La derecha chilena en su laberinto

Publicado en Jun 17, 2013 - 12:06pm [2.038 lecturas] .

Por

Juan Andrés Lagos

El reciente “monólogo” televisivo a dos voces, entre Longueira y Allamand, ha confirmado que la derecha chilena tiene un rumbo político que no va a cambiar.

Tal definición incluye al gobierno del Presidente Piñera.

Se trata de una postura de defensa de la institucionalidad política y económica, y de su representación parlamentaria  fuertemente  sobredimensionada  por el sistema binominal.

Es una estrategia agresiva, sorprendente para algunos, pero que recoge la vieja tradición oligárquica de “tirar el mantel” cuando las cosas no se dan como se quiere.

Todas las encuestas, incluidas las que La Moneda conoce bien, pero no son públicas, muestran que la derecha no repunta su votación histórica. Está estancada, e incluso con el claro riesgo de bajar un poco más.

La derecha chilena no tiene ningún respaldo social estable, significativo.

Su apuesta tras el desplazamiento de Pinochet del poder absoluto, fue institucionalizar una política de consensos, por arriba y en todo el tejido institucional, sobre la base de una política de contención, fragmentación, represión y clientelismo del mundo social y ciudadano.

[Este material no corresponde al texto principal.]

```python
def register_ocp(name, *, dynamics, n=None, m=0, nv=0, lagrange=None, mayer=None, path=(), boundary=(), constants=None,
                 t0=0.0, tf=1.0, it0=-1, itf=-1, maximize=False, state_box=None, control_box=None, variable_box=None,
                 path_bounds=None, boundary_bounds=None):
    L = _lib.lib()
    dynamics = list(dynamics)
    n = len(dynamics) if n is None else int(n)
    path, boundary = list(path), list(boundary)
    d = _lib.ctd_ocp_def()
    keep = []

    def strs(items):
        arr = (C.c_char_p * max(len(items), 1))(*[s.encode() for s in items])
        keep.append(arr)
        return C.cast(arr, C.POINTER(C.c_char_p))

    def dbl(seq, dim, fill):
        a = np.full(dim, fill, dtype=np.float64) if seq is None else np.ascontiguousarray(seq, dtype=np.float64)
        if a.size != dim:
            raise ValueError(f"bound array has {a.size} entries, expected {dim}")
# ... 64 lines not shown
        d.pattern_mode = PATTERN_MODES[pattern] if isinstance(pattern, str) else int(pattern)
        d.device = int(device)
        self._tg = None
        if time_grid is not None:
            self._tg = np.ascontiguousarray(time_grid, dtype=np.float64)
            d.time_grid = _dp(self._tg)
            d.time_grid_len = len(self._tg)
            d.grid_size = len(self._tg) - 1
        else:
            d.time_grid = None
            d.time_grid_len = 0
            d.grid_size = int(grid_size)
        if steps is not None:
            d.step_begin, d.step_end = int(steps[0]), int(steps[1])
        d.stream, d.stream_mode = None, 0
        d.control_steps = int(control_steps)
        d.value_order = VALUE_ORDERS[value_order] if isinstance(value_order, str) else int(value_order)
        d.reserved0 = 0
        self.value_order = {0: "csc", 1: "csr"}.get(d.value_order, str(d.value_order))
        self.control_steps = max(1, int(control_steps))
        if int(device) >= 0 and stream != "own":
            if stream == "torch":
                try:
                    import torch
                    if torch.cuda.is_available():
                        d.stream = C.c_void_p(torch.cuda.current_stream(int(device)).cuda_stream)
                        d.stream_mode = 1
                except ImportError:
                    pass
            elif stream is not None:
                d.stream, d.stream_mode = C.c_void_p(int(stream)), 1
        self._stream_raw = int(d.stream or 0) if d.stream_mode == 1 else None
        h = C.c_void_p()
        st = L.ctd_create(C.byref(d), C.byref(h))
        if st != _lib.CTD_OK:
            _raise(st, L.ctd_last_error(None).decode())
        self._h = h
        self.device = int(device)
        self._load_static()
        if d.pattern_mode == 0 and self.dropped_nonzeros() > 0:
            import warnings
            warnings.warn(f"pattern='manual' reproduces the reference's DOCP_Jacobian_pattern, which omits {self.dropped_nonzeros()} "
                          f"structural nonzeros for {self.problem_name} / {self.scheme}; pass pattern='structural' (or 'optimized') "
                          "to solve with a complete Jacobian", stacklevel=2)

    def _load_static(self):
        L = _lib.lib()
        nvar, ncon, nnzj, nnzh = (C.c_int64() for _ in range(4))
        self._ck(L.ctd_sizes(self._h, C.byref(nvar), C.byref(ncon), C.byref(nnzj), C.byref(nnzh)))
        self.dim_NLP_variables, self.dim_NLP_constraints = nvar.value, ncon.value
        self.nnzj, self.nnzh = nnzj.value, nnzh.value
        o = np.zeros(16, dtype=np.int64)
        self._ck(L.ctd_dims(self._h, _ip(o)))
        self.dims = SimpleNamespace(NLP_x=int(o[0]), NLP_u=int(o[1]), NLP_v=int(o[2]), path_cons=int(o[3]),
                                    boundary_cons=int(o[4]))
        self.flags = SimpleNamespace(freet0=bool(o[11]), freetf=bool(o[12]), lagrange=bool(o[13]), mayer=bool(o[14]),
                                     max=bool(o[15]))
        stage = int(o[9])
        self.discretization = SimpleNamespace(_step_variables_block=int(o[6]), _state_stage_eqs_block=int(o[7]),
                                              _step_pathcons_block=int(o[8]), stage=stage, _final_control=bool(o[10]))
        steps = int(o[5])
        nrm = np.zeros(steps + 1)
        fx = np.zeros(steps + 1)
        self._ck(L.ctd_time_grid(self._h, _dp(nrm), _dp(fx)))
        self.time = SimpleNamespace(steps=steps, control_steps=getattr(self, "control_steps", 1), normalized_grid=nrm, fixed_grid=fx)
        if stage > 0:
            a = np.zeros(stage * stage); b = np.zeros(stage); c = np.zeros(stage)
            self._ck(L.ctd_butcher(self._h, _dp(a), _dp(b), _dp(c)))
            self.discretization.butcher_a = a.reshape(stage, stage)
            self.discretization.butcher_b, self.discretization.butcher_c = b, c
        sh = np.zeros(8, dtype=np.int64)
        self._ck(L.ctd_shard_info(self._h, _ip(sh)))
        self.shard = SimpleNamespace(step_begin=int(sh[0]), step_end=int(sh[1]), c_row_begin=int(sh[2]), c_row_end=int(sh[3]),
                                     vals_main_begin=int(sh[4]), vals_main_end=int(sh[5]), owns_first=bool(sh[6]),
                                     owns_last=bool(sh[7]))
        self._bounds = None

    def _ck(self, st):
        if st != _lib.CTD_OK:
            _raise(st, _lib.lib().ctd_last_error(self._h).decode() or _lib.lib().ctd_strerror(st).decode())

    def close(self):
        if getattr(self, "_h", None):
            _lib.lib().ctd_destroy(self._h)
            self._h = None

    def __del__(self):
        try:
            self.close()
        except Exception:
            pass

    @property
    def bounds(self):
        if self._bounds is None:
            lv = np.zeros(self.dim_NLP_variables); uv = np.zeros(self.dim_NLP_variables)
            lc = np.zeros(self.dim_NLP_constraints); uc = np.zeros(self.dim_NLP_constraints)
            self._ck(_lib.lib().ctd_bounds(self._h, _dp(lv), _dp(uv), _dp(lc), _dp(uc)))
            self._bounds = SimpleNamespace(var_l=lv, var_u=uv, con_l=lc, con_u=uc)
        return self._bounds

    def launch_info(self):
        o = np.zeros(8, dtype=np.int64)
        self._ck(_lib.lib().ctd_launch_info(self._h, _ip(o)))
        return dict(grid=int(o[0]), block=int(o[1]), lds_bytes=int(o[2]), steps_per_tile=int(o[3]),
                    csc_period=int(o[4]), edge_entries=int(o[5]), direct_tiles=int(o[6]), workgroups_per_cu=int(o[7]))

    def dropped_nonzeros(self):
        n = C.c_int64()
        self._ck(_lib.lib().ctd_dropped_nonzeros(self._h, C.byref(n)))
        return n.value

    def _check_x(self, x):
        n = x.numel() if _is_tensor(x) else x.size
        if n != self.dim_NLP_variables:
            raise ValueError(f"x has {n} entries, expected dim_NLP_variables = {self.dim_NLP_variables}")

    def _dev_ptr(self, t, n, name):
        import torch
        if not (t.is_cuda and t.dtype == torch.float64 and t.is_contiguous() and t.numel() == n):
            raise ValueError(f"{name} must be a contiguous float64 tensor of {n} entries on the handle's GPU")
        if t.device.index != self.device:
            raise ValueError(f"{name} lives on cuda:{t.device.index}, handle is bound to device {self.device}")
        return C.c_void_p(t.data_ptr())

    def cons_jac(self, x, c=None, vals=None, sync=True):
        L = _lib.lib()
        self._check_x(x)
        if _is_tensor(x):
            import torch
            if c is None:
                c = torch.empty(self.dim_NLP_constraints, dtype=torch.float64, device=x.device)
            if vals is None:
                vals = torch.empty(self.nnzj, dtype=torch.float64, device=x.device)
            fn = L.ctd_cons_jac_dev if sync else L.ctd_cons_jac_dev_async
            self._ck(fn(self._h, self._dev_ptr(x, self.dim_NLP_variables, "x"),
                        self._dev_ptr(c, self.dim_NLP_constraints, "c"), self._dev_ptr(vals, self.nnzj, "vals")))
            return c, vals
        x = np.ascontiguousarray(x, dtype=np.float64)
        c = np.empty(self.dim_NLP_constraints) if c is None else _host_out(c, self.dim_NLP_constraints, "c")
        vals = np.empty(self.nnzj) if vals is None else _host_out(vals, self.nnzj, "vals")
        self._ck(L.ctd_cons_jac(self._h, _dp(x), _dp(c), _dp(vals)))
        return c, vals

    def bind_cons_jac(self, x, c, vals, sync=False):
        L = _lib.lib()
        fn = L.ctd_cons_jac_dev if sync else L.ctd_cons_jac_dev_async
        h = self._h
        px = self._dev_ptr(x, self.dim_NLP_variables, "x")
        pc = self._dev_ptr(c, self.dim_NLP_constraints, "c")
        pv = self._dev_ptr(vals, self.nnzj, "vals")
        ck = self._ck

        def call():
            st = fn(h, px, pc, pv)
            if st:
                ck(st)
        return call

    def set_x_shards(self, step_begins, x_ptrs, self_index):
        L = _lib.lib()
        if step_begins is None:
            self._ck(L.ctd_set_x_shards(self._h, 0, None, None, 0))
            return
        G = len(x_ptrs)
        sb = np.ascontiguousarray(step_begins, dtype=np.int64)
        assert sb.size == G + 1
        arr = (C.c_void_p * G)(*[int(p) if p else None for p in x_ptrs])
        self._ck(L.ctd_set_x_shards(self._h, G, _ip(sb), arr, int(self_index)))

    def stitch_c(self, comm, n_ranks, rank, c):
        self._ck(_lib.lib().ctd_stitch_c(self._h, C.c_void_p(int(comm)), int(n_ranks), int(rank),
                                         self._dev_ptr(c, self.dim_NLP_constraints, "c")))
        return c

    def cons(self, x, c=None):
        L = _lib.lib()
        self._check_x(x)
        if _is_tensor(x):
            import torch
            if c is None:
                c = torch.empty(self.dim_NLP_constraints, dtype=torch.float64, device=x.device)
            self._ck(L.ctd_cons_jac_dev(self._h, self._dev_ptr(x, self.dim_NLP_variables, "x"),
                                        self._dev_ptr(c, self.dim_NLP_constraints, "c"), None))
            return c
        x = np.ascontiguousarray(x, dtype=np.float64)
        c = np.empty(self.dim_NLP_constraints) if c is None else _host_out(c, self.dim_NLP_constraints, "c")
        self._ck(L.ctd_cons(self._h, _dp(x), _dp(c)))
        return c

    def jac_coord(self, x, vals=None):
        L = _lib.lib()
        self._check_x(x)
        if _is_tensor(x):
            import torch
            if vals is None:
                vals = torch.empty(self.nnzj, dtype=torch.float64, device=x.device)
            self._ck(L.ctd_cons_jac_dev(self._h, self._dev_ptr(x, self.dim_NLP_variables, "x"), None,
                                        self._dev_ptr(vals, self.nnzj, "vals")))
            return vals
        x = np.ascontiguousarray(x, dtype=np.float64)
        vals = np.empty(self.nnzj) if vals is None else _host_out(vals, self.nnzj, "vals")
        self._ck(L.ctd_jac_coord(self._h, _dp(x), _dp(vals)))
        return vals

    def obj(self, x):
        L = _lib.lib()
        self._check_x(x)
        f = C.c_double()
        if _is_tensor(x):
            self._ck(L.ctd_obj_dev(self._h, self._dev_ptr(x, self.dim_NLP_variables, "x"), C.byref(f)))
        else:
            x = np.ascontiguousarray(x, dtype=np.float64)
            self._ck(L.ctd_obj(self._h, _dp(x), C.byref(f)))
        return f.value

    def obj_async(self, x, f):
        self._check_x(x)
        self._ck(_lib.lib().ctd_obj_dev_async(self._h, self._dev_ptr(x, self.dim_NLP_variables, "x"), self._dev_ptr(f, 1, "f")))
        return f

    def grad(self, x, g=None, sync=True):
        L = _lib.lib()
        self._check_x(x)
        if _is_tensor(x):
            import torch
            if g is None:
                g = torch.empty(self.dim_NLP_variables, dtype=torch.float64, device=x.device)
            fn = L.ctd_grad_dev if sync else L.ctd_grad_dev_async
            self._ck(fn(self._h, self._dev_ptr(x, self.dim_NLP_variables, "x"), self._dev_ptr(g, self.dim_NLP_variables, "g")))
            return g
        x = np.ascontiguousarray(x, dtype=np.float64)
        g = np.empty(self.dim_NLP_variables) if g is None else _host_out(g, self.dim_NLP_variables, "g")
        self._ck(L.ctd_grad(self._h, _dp(x), _dp(g)))
        return g

    def _prod(self, x, d, out, sync, transpose):
        nin, nout = ((self.dim_NLP_constraints, self.dim_NLP_variables) if transpose
                     else (self.dim_NLP_variables, self.dim_NLP_constraints))
        name = "w" if transpose else "v"
        L = _lib.lib()
# ... 631 lines not shown
```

Esto le favoreció durante la década de los noventa (en que elecciones mediante, le quitó al centro político un millón doscientos mil votos). Principalmente a la DC, pero también a otros partidos que se ubicaron en ese espacio político-electoral.

Hay que tener presente que, en este escenario, la derecha tiene una votación que ostenta día a día, como un factor “democrático de poder”. Y eso se refleja en el parlamento y en los municipios, principalmente.

Todo cambió cuando, en paralelo, y simultáneamente, en Chile se instaló una creciente y ascendente crisis de representación, que golpea a toda la institucionalidad política; y una expresión social, popular y ciudadana, que no se detiene y superar el carácter episódico y fragmentario de ciclos anteriores de movilización.

En medio de esa crisis,  latente y por momentos manifiesta, la derecha llegó al gobierno por vía electoral, asunto que no ocurría hace décadas. Pero a poco andar quedó pasmada porque todo lo que hizo en cambios y reformas fue insuficiente. Su programa, atinado para un período anterior de política de consensos, simplemente recibió el creciente rechazo ciudadano, y eso ha seguido ocurriendo.

La crisis de representación; las movilizaciones; la crisis de la política de consensos como forma estructural de gobernabilidad, simplemente golpearon de tal forma a la derecha, que el escenario que había construido y del cual fue parte sustantiva en décadas, ya no tiene asidero para sus políticas estratégicas.

Aún así, no se puede descontar el  intento de la derecha por incidir en el rumbo político que tome el centro, o parte de él.

Ha vuelto a las caricaturas de la “izquierdización” de la oposición; incluso llega al extremo semántico de hablar de la “nueva UP”, con la Democracia Cristiana incluida…

Pero tiene fuerza para empujar. Su base más peligrosa e incidente es la hegemonía de los medios de comunicación que actúan bajo su entera direccionalidad. Pero también los intentos para fragmentar a una oposición que tiene, todavía, severas contradicciones programáticas y políticas.

La derecha tiene todavía bastante capacidad para dibujar un escenario político-mediático favorable a su interés principal, cual es, sostener poder institucional y disponerse a provocar crisis en los cuatro años que vienen.  Incluso, polarizando, mostrarse como factor de orden, gobernabilidad y disciplinamiento político-social.

En el contexto regional e internacional, esta derecha es parte muy protagónica del intento norteamericano por construir una alternativa al grueso camino hacia la integración que se expresa en CELAC; UNASUR; MERCOSUR y ALBA. Ahora tiene centrado sus esfuerzos en darle vida a la Alianza del Pacífico, incluso junto con “aceptar” que Estados Unidos sea integrante observador de la Alianza, se busca establecer una interacción con la guerrista OTAN, sistema militar euro-norteamericano que se estableció durante la Segunda Guerra Mundial, que tiene bases en toda Europa y que ha jugado un papel en Africa, Oriente Medio y Asia-Pacífico.

Los diferendos limítrofes que Chile tiene con Perú, Bolivia y latente con Argentina, hay que ubicarlos en este escenario.

Pero la derecha no es el único actor y sujeto socio-político de Chile. Entonces se requiere considerar el cuadro completo, asumiendo que la oposición tiene al frente a un adversario contundente, y a la vez una oportunidad y desafío histórico muy potente.